- Born: Arthur Bernard Baggeroer June 9, 1942 (age 84) Weymouth, Massachusetts, U.S.
- Education: Purdue University (BSEE) Massachusetts Institute of Technology (SM, ScD)
- Awards: IEEE Award for Underwater Signal Processing; IEEE Fellow; IEEE Oceanic Engineering Society Distinguished Technical Achievement Award; Acoustical Society of America Fellow; ASA Silver Medal; NDIA VADM Charles Martel - David Bushnell Award; Member of the National Academy of Engineering; American Association for the Advancement of Science Fellow;
- Scientific career
- Fields: Sonar; Underwater Acoustics;
- Workplaces: Massachusetts Institute of Technology; MIT Lincoln Laboratory; Woods Hole Oceanographic Institution;
- Thesis: State variables, the Fredholm theory and optimal communications. (1968)
- Doctoral advisor: Harry L. Van Trees

= Arthur Baggeroer =

American electrical engineer

Arthur Bernard Baggeroer (born June 9, 1942) is an American electrical engineer and emeritus ford professor of engineering in the Departments of Mechanical Engineering and Electrical Engineering & Computer Science at the Massachusetts Institute of Technology.

Baggeroer is known for his research advancements in signal processing and sonar, and is recognized as an international authority on underwater acoustics.

== Education and employment ==
Baggeroer received his B.S.E.E from Purdue University (1963) and both his S.M. (1965) and Sc.D. (1968) in electrical engineering from the Massachusetts Institute of Technology. His doctoral thesis State variables, the Fredholm theory and optimal communications was advised by Harry L. Van Trees. He joined the faculty at MIT in 1968, where he taught Signal Processing: Continuous and Discrete; Sonar, Radar, & Seismic Signal Processing; Array Processing; and Stochastic Processes, Detection, and Estimation.

While on sabbatical from MIT, Baggeroer served as a consultant to the Chief of Naval Research at the NATO SACLANT Center (1977) and as a Cecil and Ida Green Scholar at the Scripps Institution of Oceanography (1990). He was an advisor to the U.S. Navy on the Ocean Studies Board and Naval Studies Board, as well as the chief scientist on 15 oceanography cruises.
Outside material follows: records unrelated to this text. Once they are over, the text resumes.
@@ -202,17 +219,27 @@
 #pragma unroll
       for (int e = 0; e < 16; ++e) acc[i][j][e] = 0.f;
 
-  unsigned ok_cur = 0, ok_nxt = 0;
-  if (nst > 0) ok_cur = stage(0, sbase);
+  unsigned okq = 0;
+#pragma unroll
+  for (int p = 0; p < NS - 1; ++p)
+    if (p < nst) {
+      prep();
+      okq |= issue(sbase + p * STAGE) << (PRO ? p * B_INS : 0);
+    }
+  prep();
+  int cur_i = 0, iss_i = NS - 1;
   for (int s = 0; s < nst; ++s) {
-    asm volatile("s_waitcnt vmcnt(0)" ::: "memory");
-    const uint32_t cur = (s & 1) * STAGE;
+    const int ahead = min(nst - 1 - s, NS - 2);
+    if (NS >= 4 && ahead >= 2) asm volatile("s_waitcnt vmcnt(%0)" ::"n"(NS >= 4 ? 2 * INS : 0) : "memory");
+    else if (NS >= 3 && ahead >= 1) asm volatile("s_waitcnt vmcnt(%0)" ::"n"(NS >= 3 ? INS : 0) : "memory");
+    else asm volatile("s_waitcnt vmcnt(0)" ::: "memory");
+    const uint32_t cur_b = (uint32_t)cur_i * STAGE;
     if constexpr (PRO) {
       if (pro_on) {
 #pragma unroll
         for (int j = 0; j < B_INS; ++j) {
-          if (!((ok_cur >> j) & 1u)) continue;
-          uint4* v = reinterpret_cast<uint4*>(smem + cur + A_BYTES + (j * NW + wave) * 1024 + lane * 16);
+          if (!((okq >> j) & 1u)) continue;
+          uint4* v = reinterpret_cast<uint4*>(smem + cur_b + A_BYTES + (j * NW + wave) * 1024 + lane * 16);
           *v = affine8(*v, psc, psh, prelu);
         }
       }
@@ -220,21 +247,24 @@
     }
     __builtin_amdgcn_s_barrier();
     __builtin_amdgcn_sched_barrier(0);
-    if (s + 1 < nst) ok_nxt = stage(s + 1, sbase + ((s + 1) & 1) * STAGE);
-    const uint8_t* sp = smem + cur;
-#pragma unroll
-    for (int ks = 0; ks < kBP / 16; ++ks) {
+    unsigned okn = 0;
+    if (s + NS - 1 < nst) okn = issue(sbase + (uint32_t)iss_i * STAGE);
+    if constexpr (PRO) okq = (okq >> B_INS) | (okn << ((NS - 2) * B_INS));
+    prep();
+    const uint8_t* sp = smem + cur_b;
+#pragma unroll
+    for (int ks = 0; ks < BP / 16; ++ks) {
       uint4 af[FM], bf[FN];
 #pragma unroll
       for (int i = 0; i < FM; ++i) {
-        const uint2 lo = tr_read(sp + a_off[i][0] + ks * 16 * RA);
-        const uint2 hi = tr_read(sp + a_off[i][1] + ks * 16 * RA);
+        const uint2 lo = tr_read(sp + a_off_l[i][0] + ks * 16 * RA);
+        const uint2 hi = tr_read(sp + a_off_l[i][1] + ks * 16 * RA);
         af[i] = make_uint4(lo.x, lo.y, hi.x, hi.y);
       }
 #pragma unroll
       for (int j = 0; j < FN; ++j) {
-        const uint2 lo = tr_read(sp + b_off[j][0] + ks * 16 * RB);
-        const uint2 hi = tr_read(sp + b_off[j][1] + ks * 16 * RB);
+        const uint2 lo = tr_read(sp + b_off_l[j][0] + ks * 16 * RB);
+        const uint2 hi = tr_read(sp + b_off_l[j][1] + ks * 16 * RB);
         bf[j] = make_uint4(lo.x, lo.y, hi.x, hi.y);
       }
 #pragma unroll
@@ -242,7 +272,8 @@
 #pragma unroll
         for (int j = 0; j < FN; ++j) acc[i][j] = mfma32(af[i], bf[j], acc[i][j]);
     }
-    ok_cur = ok_nxt;
+    cur_i = cur_i + 1 == NS ? 0 : cur_i + 1;
+    iss_i = iss_i + 1 == NS ? 0 : iss_i + 1;
   }
 
   float* slab = dw + (long)split * rows * wg.KT;
@@ -264,22 +295,28 @@
 
 constexpr bool wg_pro_ok(int wn, int fn) { return 32 * wn * fn <= 128; }
 
-struct WgCfg { int wm, wn, fm, fn; };
+struct WgCfg { int wm, wn, fm, fn, ns, bp, base; };
 constexpr WgCfg kWgCfgs[] = {
-    {2, 2, 2, 2},
-    {1, 4, 1, 1},
-    {2, 2, 1, 2},
-    {2, 2, 2, 1},
-    {1, 4, 2, 1},
-    {2, 2, 4, 1},
-    {2, 4, 4, 2},
-    {2, 4, 2, 2},
-    {4, 2, 2, 2},
+    {2, 2, 2, 2, 2, 64, 0},
+    {1, 4, 1, 1, 2, 64, 1},
+    {2, 2, 1, 2, 2, 64, 2},
+    {2, 2, 2, 1, 2, 64, 3},
+    {1, 4, 2, 1, 2, 64, 4},
+    {2, 2, 4, 1, 2, 64, 5},
+    {2, 4, 4, 2, 2, 64, 6},
+    {2, 4, 2, 2, 2, 64, 7},
+    {4, 2, 2, 2, 2, 64, 8},
+    {2, 4, 4, 2, 4, 32, 6},
+    {4, 2, 2, 2, 3, 64, 8},
 };
 constexpr int kNumWgCfgs = sizeof(kWgCfgs) / sizeof(kWgCfgs[0]);
+constexpr int kNumWgBase = 9;
+constexpr int kWgRingDefault[kNumWgBase] = {0, 1, 2, 3, 4, 5, 9, 7, 10};
+int g_wg_ring[kNumWgBase] = {0, 1, 2, 3, 4, 5, 9, 7, 10};
 
 int g_wg_mode = -1;
 int g_wg_cfg = -1;
+int g_wg_splits = -1;
 constexpr long g_wg_blocks = 512;
 constexpr double g_wg_stage_cost = 96.0;
 
@@ -294,14 +331,14 @@
   if (g_wg_cfg >= 0 && (!pro || wg_pro_ok(kWgCfgs[g_wg_cfg].wn, kWgCfgs[g_wg_cfg].fn))) return g_wg_cfg;
   int best = 0;
   double best_cost = 1e30;
-  for (int c = 0; c < kNumWgCfgs; ++c) {
+  for (int c = 0; c < kNumWgBase; ++c) {
     if (pro && !wg_pro_ok(kWgCfgs[c].wn, kWgCfgs[c].fn)) continue;
     const int tco = 32 * kWgCfgs[c].wm * kWgCfgs[c].fm, tk = 32 * kWgCfgs[c].wn * kWgCfgs[c].fn;
     const double nt = (double)cdiv(rows, tco) * cdiv(KT, tk);
     const double cost = nt * ((double)tco * tk + g_wg_stage_cost * (tco + tk));
     if (cost < best_cost) { best_cost = cost; best = c; }
   }
-  return best;
+  return g_wg_ring[best];
 }
 
 bool wg_tap_grid(const ConvGeom& g, WgGeom& w) {
@@ -330,47 +367,50 @@
   w.KT = g.T * g.Gi * g.Cgi;
   w.n_co = cdiv(g.Go * g.Cgo, 32 * c.wm * c.fm);
   w.n_k = cdiv(w.KT, 32 * c.wn * c.fn);
-  w.nstages = (int)((w.M + kBP - 1) / kBP);
+  w.nstages = (int)((w.M + kSplitPx - 1) / kSplitPx);
   const long ntile = (long)w.n_co * w.n_k;
   const long target = c.wm * c.wn >= 8 ? g_wg_blocks / 2 : g_wg_blocks;
   long ns = std::max(1L, std::min((long)w.nstages, target / std::max(1L, ntile)));
+  if (g_wg_splits > 0) ns = std::min((long)w.nstages, (long)g_wg_splits);
   w.stages_per_split = (int)((w.nstages + ns - 1) / ns);
   ns = (w.nstages + w.stages_per_split - 1) / w.stages_per_split;
   p.nsplit = (int)ns;
   p.blocks = ns * ntile;
   w.d_ohw = make_fastdiv((uint32_t)(g.OH * g.OW));
   w.d_ow = make_fastdiv((uint32_t)g.OW);
+  const int b_step = (1024 / (64 * c.wn * c.fn)) * c.wm * c.wn;
+  w.walk = wg_walk_make(g.N, g.IH, g.IW, g.OH, g.OW, g.stride, b_step);
   return p;
 }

He has been affiliated with MIT Lincoln Laboratory and the Woods Hole Oceanographic Institution for many years, including as the director of the MIT-Woods Hole Joint Program in Oceanography and Oceanographic Engineering from 1983-1988.

== Awards and affiliations ==
Baggeroer is a member of the National Academy of Engineering (1995). He is an IEEE fellow and AAAS fellow, as well as a fellow of the Acoustical Society of America, to which he was elected as a member of the Executive Council from 1994 to 1997. In 1998, he was awarded a Secretary of the Navy/Chief of Naval Operations Chair in Oceanographic Science. He is also a member of the engineering honor societies Tau Beta Pi, Eta Kappa Nu, and Sigma Xi.

Baggeroer has received numerous accolades for his research work and involvement with the oceanographic community including the IEEE Oceanic Engineering Society Distinguished Technical Achievement Award (1992), Rayleigh-Helmholtz Medal (2003), IEEE Underwater Acoustic Signal Processing Award (2009), Purdue Outstanding Electrical and Computer Engineering award (2006), and the NDIA VADM Charles B. Martell - David Bushnell Award (2008).